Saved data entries
==*==
static int dgl_global_backward_impl(const float* series_nt, int N, int T, const StepDglParams* p, const float* saved, const float* dg,
                                    float* work, const StepDglParams* grads, const StepDglShard* shard, int phase, void* stream) {
    const int fresh_fc = (phase & STEP_DGL_FRESH_FC_GRAD) ? 1 : 0;
    phase &= ~STEP_DGL_FRESH_FC_GRAD;
    const bool do_fc = phase == 0 || phase == 1, do_mid = phase == 0 || phase == 2 || phase == 3, do_tail = phase == 0 || phase == 2 || phase == 4;
    hipStream_t st = (hipStream_t)stream;
    const int T1 = T - 9, T2 = T - 18;
    const long K = 16L * T2;
    float *a1, *a2, *gpre, *st1, *st2, *st3;
    carve_saved((float*)saved, N, T, &a1, &a2, &gpre, &st1, &st2, &st3);
    long nb1 = (long)N * cdiv(T1, 1024), nb2 = (long)N * cdiv(T2, 1024);
    float* partial = work;
    float* d_a2 = work + (nb1 > nb2 ? nb1 : nb2) * 32 + 64;
    float* d_a1 = d_a2 + (long)N * 16 * T2;
    float* wraw = d_a1 + (long)N * 8 * T1;
    float* dgpre = wraw + (long)EMB * K;
    float* dgpreT = dgpre + (long)N * EMB;
    float* coef = dgpreT + (long)N * EMB;
    float* dots = coef + 256;
    float* graw = coef + 320;
    float* wg_scratch = coef + DGL_SMALL;
    const bool fuse2 = T2 >= 128 && (shard || !dgl_legacy_bn_backward());
    const double count1 = shard ? shard->count1 : (double)N * T1, count2 = shard ? shard->count2 : (double)N * T2;
    if (dgl_channels_last(p)) {
        const float* wp = saved_wp((float*)saved, N, T);
        float* dots_o = coef + 256 + 64 + 1344;
        float* colsum = coef + 128;
        if (do_fc) {
            bn3_relu_bwd_kernel<<<EMB, 256, 0, st>>>(dg, gpre, N, p->bn3_w, st3, grads->bn3_w, grads->bn3_b, grads->fc_b, dgpre, dgpreT, colsum);
            STEP_LAUNCH_CHECK("bn3_bwd");
            StepGemm gm = gemm_desc(EMB, (int)K, N, dgpre, 1, EMB, a2, K, 1, wraw, K);
            gm.b_bf16 = 1;
            gm.compute_bf16 = 1;
            STEP_TRY(step_gemm_launch(gm, st));
            if (hipMemsetAsync(dots_o, 0, EMB * 32 * sizeof(float), st) != hipSuccess) { step_set_error("memset failed"); return STEP_ERR_HIP; }
            fc_unpermute_kernel<<<dim3(cdiv(T2, 256), EMB), 256, 0, st>>>(wraw, p->fc_w, st2, colsum, grads->fc_w, dots_o, T2, fresh_fc);
            dots_reduce_kernel<<<1, 64, 0, st>>>(dots_o, dots);
            STEP_LAUNCH_CHECK("fc_unpermute");
        }
        if (do_mid) {
            bn2_fused_coef_kernel<<<1, 64, 0, st>>>(dots, st2, p->bn2_w, count2, grads->bn2_w, grads->bn2_b, coef);
            STEP_LAUNCH_CHECK("bn2_fused_coef");
            StepGemm gm = gemm_desc(N, (int)K, EMB, dgpre, EMB, 1, wp, K, 1, d_a2, K);
            gm.b_bf16 = 1;
            gm.compute_bf16 = 1;
            GemmFused fu = {nullptr, nullptr, a2, coef, st2, 16, T2, GEMM_FUSED_INTERLEAVED};
            STEP_TRY(step_gemm_launch_fused(gm, fu, st));
            STEP_TRY(dgl_conv2_wgrad_cl(d_a2, a1, wg_scratch, graw, N, T1, st));
        }
        if (do_tail) {
            STEP_TRY(dgl_conv2_wgrad_finish(graw, p->conv2_w, st1, p->bn1_w, p->bn1_b, count1, grads->conv2_w, grads->conv2_b, grads->bn1_w,
                                            grads->bn1_b, coef + 64, 1, st));
            STEP_TRY(dgl_conv2_dgrad_cl(d_a2, p->conv2_w, st1, d_a1, N, T1, a1, coef + 64, st1, shard ? shard->own1 : T1, wraw, st));
            STEP_TRY(dgl_conv1_wgrad_cl(d_a1, series_nt, wg_scratch, grads->conv1_w, grads->conv1_b, N, T, st));
        }
        return STEP_OK;
    }
    if (do_fc) {
        float* colsum = coef + 128;
        bn3_relu_bwd_kernel<<<EMB, 256, 0, st>>>(dg, gpre, N, p->bn3_w, st3, grads->bn3_w, grads->bn3_b, grads->fc_b, dgpre, dgpreT, colsum);
        STEP_LAUNCH_CHECK("bn3_bwd");
        {
            StepGemm gm = gemm_desc(EMB, (int)K, N, dgpre, 1, EMB, a2, K, 1, grads->fc_w, K);
            gm.accumulate = fresh_fc ? 0 : 1;
            gm.c_nscale = st2; gm.c_nshift = st2 + 16; gm.c_nperiod = T2; gm.c_mvec = colsum;
            gm.compute_bf16 = p->gemm_bf16;
            if (fuse2) {
                if (hipMemsetAsync(dots, 0, 32 * sizeof(float), st) != hipSuccess) { step_set_error("memset failed"); return STEP_ERR_HIP; }
                GemmFused fu = {p->fc_w, dots, nullptr, nullptr, nullptr, 16, T2};
                STEP_TRY(step_gemm_launch_fused(gm, fu, st));
            } else {
                STEP_TRY(step_gemm_launch(gm, st));
            }
        }
    }
    if (!do_mid && !do_tail) return STEP_OK;
    if (do_mid) {
        StepGemm gm = gemm_desc(N, (int)K, EMB, dgpreT, 1, N, p->fc_w, K, 1, d_a2, K);
        if (p->gemm_bf16 || fuse2) { gm.A = dgpre; gm.sam = EMB; gm.sak = 1; }
        gm.compute_bf16 = p->gemm_bf16;
        if (fuse2) {
            bn2_fused_coef_kernel<<<1, 64, 0, st>>>(dots, st2, p->bn2_w, count2, grads->bn2_w, grads->bn2_b, coef);
            STEP_LAUNCH_CHECK("bn2_fused_coef");
            GemmFused fu = {nullptr, nullptr, a2, coef, st2, 16, T2};
            STEP_TRY(step_gemm_launch_fused(gm, fu, st));
        } else {
            STEP_TRY(step_gemm_launch(gm, st));
        }
    }
    if (do_mid && !fuse2) {
        dim3 grid(cdiv(T2, 1024), 16, N);
        bn_bwd_reduce_kernel<16><<<grid, 256, 0, st>>>(d_a2, a2, st2, T2, partial);
        STEP_LAUNCH_CHECK("bn2_bwd_reduce");
        bn_bwd_finalize_kernel<<<16, 256, 0, st>>>(partial, (int)nb2, 16, (double)N * T2, p->bn2_w, st2, grads->bn2_w, grads->bn2_b, coef);
        STEP_LAUNCH_CHECK("bn2_bwd_finalize");
        bn_bwd_apply_kernel<16><<<grid, 256, 0, st>>>(d_a2, a2, st2, coef, T2);
        STEP_LAUNCH_CHECK("bn2_bwd_apply");
    }
    const bool fuse1 = p->gemm_bf16 && (shard || !dgl_legacy_bn_backward());
    if (fuse1) {
        if (do_mid) STEP_TRY(dgl_conv2_wgrad_xhat_mfma(d_a2, a1, st1, wg_scratch, graw, N, T1, st));
        if (!do_tail) return STEP_OK;
        STEP_TRY(dgl_conv2_wgrad_finish(graw, p->conv2_w, st1, p->bn1_w, p->bn1_b, count1, grads->conv2_w, grads->conv2_b, grads->bn1_w,
                                        grads->bn1_b, coef + 64, 0, st));
        STEP_TRY(dgl_conv2_dgrad_mfma(d_a2, p->conv2_w, d_a1, N, T1, a1, coef + 64, st1, shard ? shard->own1 : T1, st));
    } else if (p->gemm_bf16) {
        STEP_TRY(dgl_conv2_wgrad_mfma(d_a2, a1, st1, st1 + 8, wg_scratch, grads->conv2_w, grads->conv2_b, N, T1, st));
        STEP_TRY(dgl_conv2_dgrad_mfma(d_a2, p->conv2_w, d_a1, N, T1, nullptr, nullptr, nullptr, T1, st));
    } else {
        conv_bwd_weight_kernel<8, 16><<<N, 256, 0, st>>>(d_a2, a1, st1, st1 + 8, grads->conv2_w, grads->conv2_b, T1);
        STEP_LAUNCH_CHECK("conv2_bwd_weight");
        conv_bwd_data_kernel<8, 16, 4><<<dim3(cdiv(T1, 1024), N), 256, 0, st>>>(d_a2, p->conv2_w, d_a1, T1);
        STEP_LAUNCH_CHECK("conv2_bwd_data");
    }
    if (!fuse1) {
        dim3 grid(cdiv(T1, 1024), 8, N);
        bn_bwd_reduce_kernel<8><<<grid, 256, 0, st>>>(d_a1, a1, st1, T1, partial);
        STEP_LAUNCH_CHECK("bn1_bwd_reduce");
        bn_bwd_finalize_kernel<<<8, 256, 0, st>>>(partial, (int)nb1, 8, (double)N * T1, p->bn1_w, st1, grads->bn1_w, grads->bn1_b, coef);
        STEP_LAUNCH_CHECK("bn1_bwd_finalize");
        bn_bwd_apply_kernel<8><<<grid, 256, 0, st>>>(d_a1, a1, st1, coef, T1);
        STEP_LAUNCH_CHECK("bn1_bwd_apply");
    }
    if (p->gemm_bf16) {
        STEP_TRY(dgl_conv1_wgrad_mfma(d_a1, series_nt, wg_scratch, grads->conv1_w, grads->conv1_b, N, T, st));
    } else {
        conv_bwd_weight_kernel<1, 8><<<N, 256, 0, st>>>(d_a1, series_nt, nullptr, nullptr, grads->conv1_w, grads->conv1_b, T);
        STEP_LAUNCH_CHECK("conv1_bwd_weight");
    }
    return STEP_OK;
}

extern "C" long step_dgl_edges_saved_floats(int B, int N) { return 2L * N * EMB + (long)N * N + 2L * B * N * N; }
extern "C" long step_dgl_edges_theta_offset(int N) { return 2L * N * EMB + (long)N * N; }

extern "C" int step_dgl_edges_forward(const float* g, int N, int B, const StepDglParams* p, const float* u, uint64_t seed,
                                      float temperature, float* saved, float* theta_out, float* adj_out, void* stream) {
    return step_dgl_edges_forward_dyn(g, N, B, p, u, seed, temperature, saved, theta_out, adj_out, nullptr, stream);
}
extern "C" int step_dgl_edges_forward_dyn(const float* g, int N, int B, const StepDglParams* p, const float* u, uint64_t seed,
                                          float temperature, float* saved, float* theta_out, float* adj_out, const StepDynState* dyn,
                                          void* stream) {
    STEP_REQUIRE(g && p && saved && adj_out && N > 0 && B > 0 && temperature > 0.f, "dgl_edges_forward: bad arguments");
    hipStream_t st = (hipStream_t)stream;
    float* sndT = saved;
    float* rcv = sndT + (long)N * EMB;
    float* z = rcv + (long)N * EMB;
    float* theta = z + (long)N * N;
    float* y0 = theta + (long)B * N * N;
    StepGemm gs = gemm_desc(N, EMB, EMB, g, EMB, 1, p->fc_out_w, 1, 2 * EMB, sndT, 1);
    gs.scn = N;
    STEP_TRY(step_gemm_launch(gs, st));
    StepGemm gr = gemm_desc(N, EMB, EMB, g, EMB, 1, p->fc_out_w + EMB, 1, 2 * EMB, rcv, EMB);
    gr.bias = p->fc_out_b;
    STEP_TRY(step_gemm_launch(gr, st));
    {
        const int vec4 = N % 4 == 0 && N >= 1024 && (((uintptr_t)sndT | (uintptr_t)z) & 15) == 0;
        edge_logit_kernel<<<dim3(cdiv(N, vec4 ? 1024 : 256), N), 256, 0, st>>>(sndT, rcv, p->fc_cat_w, p->fc_cat_b, N, z, vec4);
    }
    STEP_LAUNCH_CHECK("edge_logit");
    int gx = cdiv((long)N * N, 256);
    if (gx > 4096) gx = 4096;
    gumbel_sample_kernel<<<dim3(gx, B), 256, 0, st>>>(z, u, B, N, (uint32_t)seed, (uint32_t)(seed >> 32), 1.f / temperature, theta, y0, adj_out, dyn);
    STEP_LAUNCH_CHECK("gumbel_sample");
    if (theta_out && theta_out != theta) {
        if (hipMemcpyAsync(theta_out, theta, (size_t)B * N * N * sizeof(float), hipMemcpyDeviceToDevice, st) != hipSuccess) {
            step_set_error("dgl_edges_forward: theta copy failed");
            return STEP_ERR_HIP;
        }
    }
    return STEP_OK;
}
==*==
What is required ->
Where a line of the entries above holds the word "dgpreT", return that line.

Expected answer ->
    float* dgpreT = dgpre + (long)N * EMB;
    float* coef = dgpreT + (long)N * EMB;
            bn3_relu_bwd_kernel<<<EMB, 256, 0, st>>>(dg, gpre, N, p->bn3_w, st3, grads->bn3_w, grads->bn3_b, grads->fc_b, dgpre, dgpreT, colsum);
        bn3_relu_bwd_kernel<<<EMB, 256, 0, st>>>(dg, gpre, N, p->bn3_w, st3, grads->bn3_w, grads->bn3_b, grads->fc_b, dgpre, dgpreT, colsum);
        StepGemm gm = gemm_desc(N, (int)K, EMB, dgpreT, 1, N, p->fc_w, K, 1, d_a2, K);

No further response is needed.